ACTIVITY |
Output the lines below exactly, please, from the first line until the line with "for (int i = 0;", counting both.

### RECORDS FOR THIS EXERCISE

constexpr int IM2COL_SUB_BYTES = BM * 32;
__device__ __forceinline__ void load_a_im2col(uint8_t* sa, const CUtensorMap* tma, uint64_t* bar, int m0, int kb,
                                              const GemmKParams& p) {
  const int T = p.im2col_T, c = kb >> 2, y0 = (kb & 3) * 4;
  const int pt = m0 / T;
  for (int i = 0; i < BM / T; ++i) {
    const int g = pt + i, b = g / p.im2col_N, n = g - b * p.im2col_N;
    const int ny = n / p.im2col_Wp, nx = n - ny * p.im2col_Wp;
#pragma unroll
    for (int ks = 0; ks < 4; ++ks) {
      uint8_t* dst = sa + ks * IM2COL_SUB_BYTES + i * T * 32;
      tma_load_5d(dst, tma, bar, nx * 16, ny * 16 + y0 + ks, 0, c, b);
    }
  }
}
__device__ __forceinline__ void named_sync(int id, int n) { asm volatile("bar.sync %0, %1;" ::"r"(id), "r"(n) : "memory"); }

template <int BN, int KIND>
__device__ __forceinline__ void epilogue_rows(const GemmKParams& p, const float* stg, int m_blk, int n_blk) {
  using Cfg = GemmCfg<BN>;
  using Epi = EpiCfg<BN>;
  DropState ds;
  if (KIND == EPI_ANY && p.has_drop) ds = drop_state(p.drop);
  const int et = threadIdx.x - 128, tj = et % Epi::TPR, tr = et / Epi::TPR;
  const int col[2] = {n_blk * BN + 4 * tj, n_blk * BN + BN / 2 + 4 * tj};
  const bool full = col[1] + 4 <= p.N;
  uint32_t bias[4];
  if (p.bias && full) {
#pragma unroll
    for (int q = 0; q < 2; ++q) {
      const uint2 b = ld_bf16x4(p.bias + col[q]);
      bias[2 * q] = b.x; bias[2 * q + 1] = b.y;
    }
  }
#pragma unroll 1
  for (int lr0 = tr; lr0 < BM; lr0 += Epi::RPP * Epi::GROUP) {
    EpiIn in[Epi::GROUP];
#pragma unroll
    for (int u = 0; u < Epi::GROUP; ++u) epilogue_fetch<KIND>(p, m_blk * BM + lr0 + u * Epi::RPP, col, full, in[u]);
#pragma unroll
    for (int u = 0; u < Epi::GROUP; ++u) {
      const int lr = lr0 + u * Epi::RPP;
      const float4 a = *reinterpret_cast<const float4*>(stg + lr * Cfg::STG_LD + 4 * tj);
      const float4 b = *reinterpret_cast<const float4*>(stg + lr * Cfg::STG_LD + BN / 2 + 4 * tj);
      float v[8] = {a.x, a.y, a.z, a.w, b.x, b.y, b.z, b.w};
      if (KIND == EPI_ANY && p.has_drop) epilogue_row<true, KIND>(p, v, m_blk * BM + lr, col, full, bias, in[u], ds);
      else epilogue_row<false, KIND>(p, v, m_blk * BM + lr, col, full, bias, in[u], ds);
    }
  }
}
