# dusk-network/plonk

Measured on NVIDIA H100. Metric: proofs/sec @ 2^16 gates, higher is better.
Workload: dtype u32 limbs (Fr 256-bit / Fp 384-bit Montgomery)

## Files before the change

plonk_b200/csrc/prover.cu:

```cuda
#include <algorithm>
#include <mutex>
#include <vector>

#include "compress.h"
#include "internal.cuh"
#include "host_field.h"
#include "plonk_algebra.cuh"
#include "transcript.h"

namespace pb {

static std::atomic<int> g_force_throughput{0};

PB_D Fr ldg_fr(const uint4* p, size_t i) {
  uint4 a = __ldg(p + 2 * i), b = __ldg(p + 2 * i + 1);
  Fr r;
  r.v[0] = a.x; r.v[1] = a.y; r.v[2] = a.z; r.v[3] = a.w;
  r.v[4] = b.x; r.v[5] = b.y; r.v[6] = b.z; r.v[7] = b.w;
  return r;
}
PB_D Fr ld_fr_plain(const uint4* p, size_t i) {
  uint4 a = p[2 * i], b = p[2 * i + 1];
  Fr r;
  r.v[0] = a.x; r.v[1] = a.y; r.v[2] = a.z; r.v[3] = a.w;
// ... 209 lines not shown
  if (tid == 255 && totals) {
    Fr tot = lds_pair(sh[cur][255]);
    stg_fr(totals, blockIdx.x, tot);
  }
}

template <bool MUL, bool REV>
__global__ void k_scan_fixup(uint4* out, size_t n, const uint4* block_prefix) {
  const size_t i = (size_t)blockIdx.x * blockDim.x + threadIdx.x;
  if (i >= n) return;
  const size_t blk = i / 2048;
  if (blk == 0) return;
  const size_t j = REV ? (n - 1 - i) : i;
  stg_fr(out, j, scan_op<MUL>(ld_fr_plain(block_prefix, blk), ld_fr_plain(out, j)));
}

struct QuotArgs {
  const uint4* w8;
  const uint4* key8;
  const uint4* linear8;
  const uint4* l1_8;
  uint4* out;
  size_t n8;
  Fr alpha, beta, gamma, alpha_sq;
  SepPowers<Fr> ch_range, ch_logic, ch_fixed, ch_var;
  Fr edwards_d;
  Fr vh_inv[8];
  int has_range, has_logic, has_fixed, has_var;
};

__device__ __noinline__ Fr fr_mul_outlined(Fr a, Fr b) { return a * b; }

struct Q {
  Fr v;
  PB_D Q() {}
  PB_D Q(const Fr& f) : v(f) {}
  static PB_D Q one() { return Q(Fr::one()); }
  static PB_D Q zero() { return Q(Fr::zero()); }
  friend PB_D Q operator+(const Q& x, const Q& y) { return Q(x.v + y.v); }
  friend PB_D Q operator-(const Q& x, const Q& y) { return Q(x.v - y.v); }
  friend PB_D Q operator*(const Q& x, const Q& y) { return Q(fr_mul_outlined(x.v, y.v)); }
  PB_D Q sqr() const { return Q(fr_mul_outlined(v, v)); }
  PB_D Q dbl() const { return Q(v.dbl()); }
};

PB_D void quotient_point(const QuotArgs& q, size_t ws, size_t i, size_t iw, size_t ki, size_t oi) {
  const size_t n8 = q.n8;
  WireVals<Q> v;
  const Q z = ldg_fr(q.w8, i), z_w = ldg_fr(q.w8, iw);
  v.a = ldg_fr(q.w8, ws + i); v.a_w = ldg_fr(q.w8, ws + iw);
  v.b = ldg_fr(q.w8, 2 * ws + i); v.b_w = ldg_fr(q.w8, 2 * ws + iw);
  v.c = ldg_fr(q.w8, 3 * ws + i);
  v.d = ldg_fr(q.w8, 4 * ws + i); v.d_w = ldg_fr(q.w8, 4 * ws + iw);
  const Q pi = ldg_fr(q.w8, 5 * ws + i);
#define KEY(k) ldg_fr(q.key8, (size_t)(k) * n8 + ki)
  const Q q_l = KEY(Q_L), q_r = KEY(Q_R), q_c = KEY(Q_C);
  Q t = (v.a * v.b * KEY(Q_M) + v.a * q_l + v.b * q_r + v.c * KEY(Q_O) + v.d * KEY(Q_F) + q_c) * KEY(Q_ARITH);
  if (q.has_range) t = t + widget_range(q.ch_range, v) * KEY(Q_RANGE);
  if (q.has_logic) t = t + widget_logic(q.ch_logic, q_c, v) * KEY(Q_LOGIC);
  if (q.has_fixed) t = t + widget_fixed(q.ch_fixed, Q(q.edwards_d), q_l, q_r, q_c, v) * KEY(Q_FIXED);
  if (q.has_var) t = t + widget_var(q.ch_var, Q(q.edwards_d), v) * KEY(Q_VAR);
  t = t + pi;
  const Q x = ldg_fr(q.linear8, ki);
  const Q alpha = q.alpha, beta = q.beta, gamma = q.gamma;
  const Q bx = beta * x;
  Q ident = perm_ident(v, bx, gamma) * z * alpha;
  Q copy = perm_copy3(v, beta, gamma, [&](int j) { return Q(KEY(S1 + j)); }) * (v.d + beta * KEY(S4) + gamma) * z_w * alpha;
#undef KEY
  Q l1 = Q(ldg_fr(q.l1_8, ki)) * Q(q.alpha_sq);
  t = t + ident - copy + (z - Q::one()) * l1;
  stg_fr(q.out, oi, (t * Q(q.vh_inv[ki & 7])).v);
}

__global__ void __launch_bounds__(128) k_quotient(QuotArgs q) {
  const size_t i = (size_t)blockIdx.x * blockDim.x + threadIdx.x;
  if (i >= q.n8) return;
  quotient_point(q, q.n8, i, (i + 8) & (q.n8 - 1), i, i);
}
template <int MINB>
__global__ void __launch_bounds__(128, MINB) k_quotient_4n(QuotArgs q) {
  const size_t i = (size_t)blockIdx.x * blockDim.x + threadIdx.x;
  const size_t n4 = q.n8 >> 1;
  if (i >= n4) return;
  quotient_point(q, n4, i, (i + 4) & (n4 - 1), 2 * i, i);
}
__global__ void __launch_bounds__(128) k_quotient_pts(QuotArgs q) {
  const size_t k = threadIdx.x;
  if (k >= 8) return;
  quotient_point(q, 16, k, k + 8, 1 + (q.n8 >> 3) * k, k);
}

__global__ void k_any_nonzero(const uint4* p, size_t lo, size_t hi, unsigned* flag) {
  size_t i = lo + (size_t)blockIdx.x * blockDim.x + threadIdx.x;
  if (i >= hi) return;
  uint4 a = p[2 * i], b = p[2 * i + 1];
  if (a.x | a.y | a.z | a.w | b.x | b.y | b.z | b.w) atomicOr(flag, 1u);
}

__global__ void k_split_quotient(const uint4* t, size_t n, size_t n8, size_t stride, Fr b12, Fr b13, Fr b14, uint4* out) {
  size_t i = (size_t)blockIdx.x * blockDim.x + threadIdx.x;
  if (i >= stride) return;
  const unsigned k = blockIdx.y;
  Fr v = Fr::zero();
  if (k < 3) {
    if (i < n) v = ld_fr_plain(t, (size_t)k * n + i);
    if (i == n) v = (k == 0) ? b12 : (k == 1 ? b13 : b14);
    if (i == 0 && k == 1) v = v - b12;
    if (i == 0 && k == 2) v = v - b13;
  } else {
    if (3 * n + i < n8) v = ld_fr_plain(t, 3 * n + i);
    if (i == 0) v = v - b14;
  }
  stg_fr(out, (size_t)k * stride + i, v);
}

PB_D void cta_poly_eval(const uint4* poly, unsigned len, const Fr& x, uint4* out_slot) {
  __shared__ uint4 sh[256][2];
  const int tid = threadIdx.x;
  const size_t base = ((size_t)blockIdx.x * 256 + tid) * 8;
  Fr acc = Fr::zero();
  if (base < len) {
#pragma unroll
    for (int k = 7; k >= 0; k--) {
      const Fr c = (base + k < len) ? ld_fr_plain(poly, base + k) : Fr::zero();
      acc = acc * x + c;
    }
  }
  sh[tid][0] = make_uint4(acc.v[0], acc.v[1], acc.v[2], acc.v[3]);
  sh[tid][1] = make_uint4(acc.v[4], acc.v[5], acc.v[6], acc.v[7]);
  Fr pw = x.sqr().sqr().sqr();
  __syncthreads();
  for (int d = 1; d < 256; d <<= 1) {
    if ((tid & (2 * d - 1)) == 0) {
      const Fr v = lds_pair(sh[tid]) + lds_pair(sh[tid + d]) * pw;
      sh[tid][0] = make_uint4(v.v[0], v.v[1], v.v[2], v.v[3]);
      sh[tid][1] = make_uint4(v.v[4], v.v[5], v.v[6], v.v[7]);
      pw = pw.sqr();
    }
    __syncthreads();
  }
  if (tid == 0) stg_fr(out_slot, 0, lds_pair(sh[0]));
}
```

######

FINISHED TASK |
constexpr int IM2COL_SUB_BYTES = BM * 32;
__device__ __forceinline__ void load_a_im2col(uint8_t* sa, const CUtensorMap* tma, uint64_t* bar, int m0, int kb,
                                              const GemmKParams& p) {
  const int T = p.im2col_T, c = kb >> 2, y0 = (kb & 3) * 4;
  const int pt = m0 / T;
  for (int i = 0; i < BM / T; ++i) {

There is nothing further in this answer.